Trending on Netflix this week was the 1996 film, The Mirror Has Two Faces, which explores an idea that has become novel in the last two decades: getting to know someone deeply over time. It doesn't have to be limited to the dating world, but this article on "Slow Dating" explores the idea in the realm of romance.
In psychoanalytic therapy, "the third" is the space where two different truths come together to form a new understanding that is shared between two people. Finding the third is a process of struggle and commitment, and the ability to find it coincides with a more evolved state of being for both participants. It means each person can make space for the other's truth while holding on to their own. Jad Abumrad explains it here in, How Dolly Parton led me to an epiphany.
"We can choose to walk through it, dragging our carcasses of our prejudice and hatred... our dead rivers and smokey skies behind us. Or we can walk through lightly, with little luggage, ready to imagine another world. And ready to fight for it." Kirsten Dirksen's beautiful film takes us around the world to look at how people are living with and responding creatively to the pandemic. How will we live? Urban prepping and rural resilience.

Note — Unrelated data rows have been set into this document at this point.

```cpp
int srk_gemm_f32(int trans_a, int trans_b, int64_t M, int64_t N, int64_t K, float alpha, const float* A,
                 int64_t lda, const float* B, int64_t ldb, float beta, float* C, int64_t ldc,
                 const float* bias, int bias_mode, void* stream);
int srk_gemm_rowsum_f32(int trans_a, int trans_b, int64_t M, int64_t N, int64_t K, float alpha, const float* A,
                        int64_t lda, const float* B, int64_t ldb, float beta, float* C, int64_t ldc,
                        float* rowsum, void* stream);
int srk_gemm_16(int trans_a, int trans_b, int64_t M, int64_t N, int64_t K, float alpha, const uint16_t* A,
                int64_t lda, const uint16_t* B, int64_t ldb, float beta, float* C, int64_t ldc,
                const float* bias, int bias_mode, void* stream);
int srk_gemm_16_batched(int trans_a, int trans_b, int64_t M, int64_t N, int64_t K, float alpha,
                        const uint16_t* A, int64_t lda, int64_t sA, const uint16_t* B, int64_t ldb,
                        int64_t sB, float beta, float* C, int64_t ldc, int64_t sC, int batch, void* stream);
int srk_colsum_f32(const float* X, int64_t M, int64_t N, int64_t ldx, float* out, float beta, void* stream);

int64_t srk_gru_workspace_floats(int64_t B, int64_t T, int64_t in, int64_t H, int backward);
int srk_gru_layer_fwd(const float* x, int64_t B, int64_t T, int64_t in, int64_t H, const float* w_ih,
                      const float* w_hh, const float* b_ih, const float* b_hh, float* y, float* ws,
                      void* stream);
int srk_gru_layer_bwd(const float* x, int64_t B, int64_t T, int64_t in, int64_t H, const float* w_ih,
                      const float* w_hh, const float* y, const float* ws_fwd, const float* dy, float* dx,
                      float* dw_ih, float* dw_hh, float* db_ih, float* db_hh, int accumulate, float* ws,
                      void* stream);
int64_t srk_gru_y16_offset(int64_t B, int64_t T, int64_t in, int64_t H);
int srk_gru_layer_fwd_x16(const float* x, const void* x16, int64_t B, int64_t T, int64_t in, int64_t H,
                          const float* w_ih, const float* w_hh, const float* b_ih, const float* b_hh, float* y,
                          float* ws, void* stream);
int srk_gru_layer_bwd_x16(const float* x, const void* x16, int64_t B, int64_t T, int64_t in, int64_t H,
                          const float* w_ih, const float* w_hh, const float* y, const float* ws_fwd, const float* dy,
                          float* dx, float* dw_ih, float* dw_hh, float* db_ih, float* db_hh, int accumulate,
                          float* ws, void* stream);

int64_t srk_conv2d_workspace_floats(int64_t Ci, int64_t Co, int64_t KH, int64_t KW);
int srk_conv2d_nhwc_fwd(const float* x, int64_t N, int64_t H, int64_t W, int64_t Ci, const float* w,
                        const float* bias, int64_t Co, int64_t KH, int64_t KW, int64_t ph, int64_t pw, int64_t sh,
                        int64_t sw, float* y, float* ws, void* stream);
int srk_conv2d_nhwc_bwd(const float* x, int64_t N, int64_t H, int64_t W, int64_t Ci, const float* w, int64_t Co,
                        int64_t KH, int64_t KW, int64_t ph, int64_t pw, int64_t sh, int64_t sw, const float* dy,
                        float* dx, float* dw, float* db, float* ws, void* stream);
int srk_conv2d_nhwc_fwd16(const float* x, int64_t N, int64_t H, int64_t W, int64_t Ci, const float* w,
                          const float* bias, int64_t Co, int64_t KH, int64_t KW, int64_t ph, int64_t pw, int64_t sh,
                          int64_t sw, float* y, float* ws, void* x16, int* x16_written, void* stream);
int srk_conv2d_nhwc_bwd16(const float* x, int64_t N, int64_t H, int64_t W, int64_t Ci, const float* w, int64_t Co,
                          int64_t KH, int64_t KW, int64_t ph, int64_t pw, int64_t sh, int64_t sw, const float* dy,
                          float* dx, float* dw, float* db, float* ws, const void* x16, void* stream);
int srk_conv2d_nhwc_bwd16_dy16(const float* x, int64_t N, int64_t H, int64_t W, int64_t Ci, const float* w,
                               int64_t Co, int64_t KH, int64_t KW, int64_t ph, int64_t pw, int64_t sh, int64_t sw,
                               const float* dy, const void* dy16, float* dx, float* dw, float* db, float* ws,
                               const void* x16, void* stream);
int srk_conv2d_nhwc_bwd16_acc(const float* x, int64_t N, int64_t H, int64_t W, int64_t Ci, const float* w,
                              int64_t Co, int64_t KH, int64_t KW, int64_t ph, int64_t pw, int64_t sh, int64_t sw,
                              const float* dy, const void* dy16, float* dx, float* dw, float* db, float* ws,
                              const void* x16, int dw_accumulate, void* stream);
int srk_conv1d_nlc_dil_fwd(const float* x, int64_t N, int64_t L, int64_t Ci, const float* w, const float* bias,
                           int64_t Co, int64_t K, int64_t pad, int64_t dil, float* y, float* ws,
                           void* x16, int* x16_written, void* stream);
int srk_conv1d_nlc_dil_bwd(const float* x, int64_t N, int64_t L, int64_t Ci, const float* w, int64_t Co, int64_t K,
                           int64_t pad, int64_t dil, const float* dy, const void* dy16, float* dx, float* dw,
                           float* db, float* ws, const void* x16, int dw_accumulate, void* stream);
int srk_conv2d_nhwc_fwd_pool(const float* x, int64_t N, int64_t H, int64_t W, int64_t Ci, const float* w,
                             const float* bias, int64_t Co, int64_t KH, int64_t KW, int64_t ph, int64_t pw,
                             int64_t pool_w, float* y, uint8_t* argmax, float* ws, void* x16, int* x16_written,
                             void* stream);
int srk_conv2d_nhwc_bwd_pool(const float* x, int64_t N, int64_t H, int64_t W, int64_t Ci, const float* w, int64_t Co,
                             int64_t KH, int64_t KW, int64_t ph, int64_t pw, int64_t pool_w, const float* dy_pooled,
                             const uint8_t* argmax, float* dx, float* dw, float* db, float* ws, const void* x16,
                             void* stream);
int64_t srk_conv1_pool_workspace_floats(int64_t Co, int64_t KH, int64_t KW);
int srk_conv1_pool_fwd(const float* x, int64_t N, int64_t H, int64_t W, const float* w, const float* bias,
                       int64_t Co, int64_t KH, int64_t KW, int64_t ph, int64_t pw, int64_t pool, float* y,
                       uint8_t* argmax, void* stream);
int srk_conv1_pool_fwd16(const float* x, int64_t N, int64_t H, int64_t W, const float* w, const float* bias,
                         int64_t Co, int64_t KH, int64_t KW, int64_t ph, int64_t pw, int64_t pool, float* y,
                         uint8_t* argmax, void* y16, int* y16_written, void* stream);
int srk_conv1_pool_wgrad(const float* x, int64_t N, int64_t H, int64_t W, int64_t Co, int64_t KH, int64_t KW,
                         int64_t ph, int64_t pw, int64_t pool, const float* dy, const uint8_t* argmax, float* dw,
                         float* db, float* ws, void* stream);
int srk_conv1_pool_dgrad(const float* w, int64_t N, int64_t H, int64_t W, int64_t Co, int64_t KH, int64_t KW,
                         int64_t ph, int64_t pw, int64_t pool, const float* dy, const uint8_t* argmax, float* dx,
                         void* stream);
int srk_maxpool_nhwc_fwd(const float* x, int64_t N, int64_t H, int64_t W, int64_t C, int64_t kh, int64_t kw,
                         float* y, void* stream);
int srk_maxpool_nhwc_bwd(const float* x, const float* dy, int64_t N, int64_t H, int64_t W, int64_t C, int64_t kh,
                         int64_t kw, float* dx, void* stream);
// ... 88 lines not shown
```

Spending time in the natural world can be a valuable antidote to the psychological impacts of having to shelter at home. Consider this article from The Atlantic How to get high on soil
Stories about how we should live our lives can be seductive, they provide guidelines for achieving a supposedly happy life by appealing to the parts of us that want security and safety, usually through social acceptance. But they are limiting. Paul Dolan, social and behavioral psychologist at the London School of Economics, explores this in The money, job, marriage myth.
Power, culture, status, race, gender, hierarchies, identity, politics- we all shape and are shaped by the world around us. We have many theories for analyzing and talking about this, many of which perpetuate a sense of alienation. Instead, Chimamanda Ngozi Adichie uses story, which is universal. Listen to her below.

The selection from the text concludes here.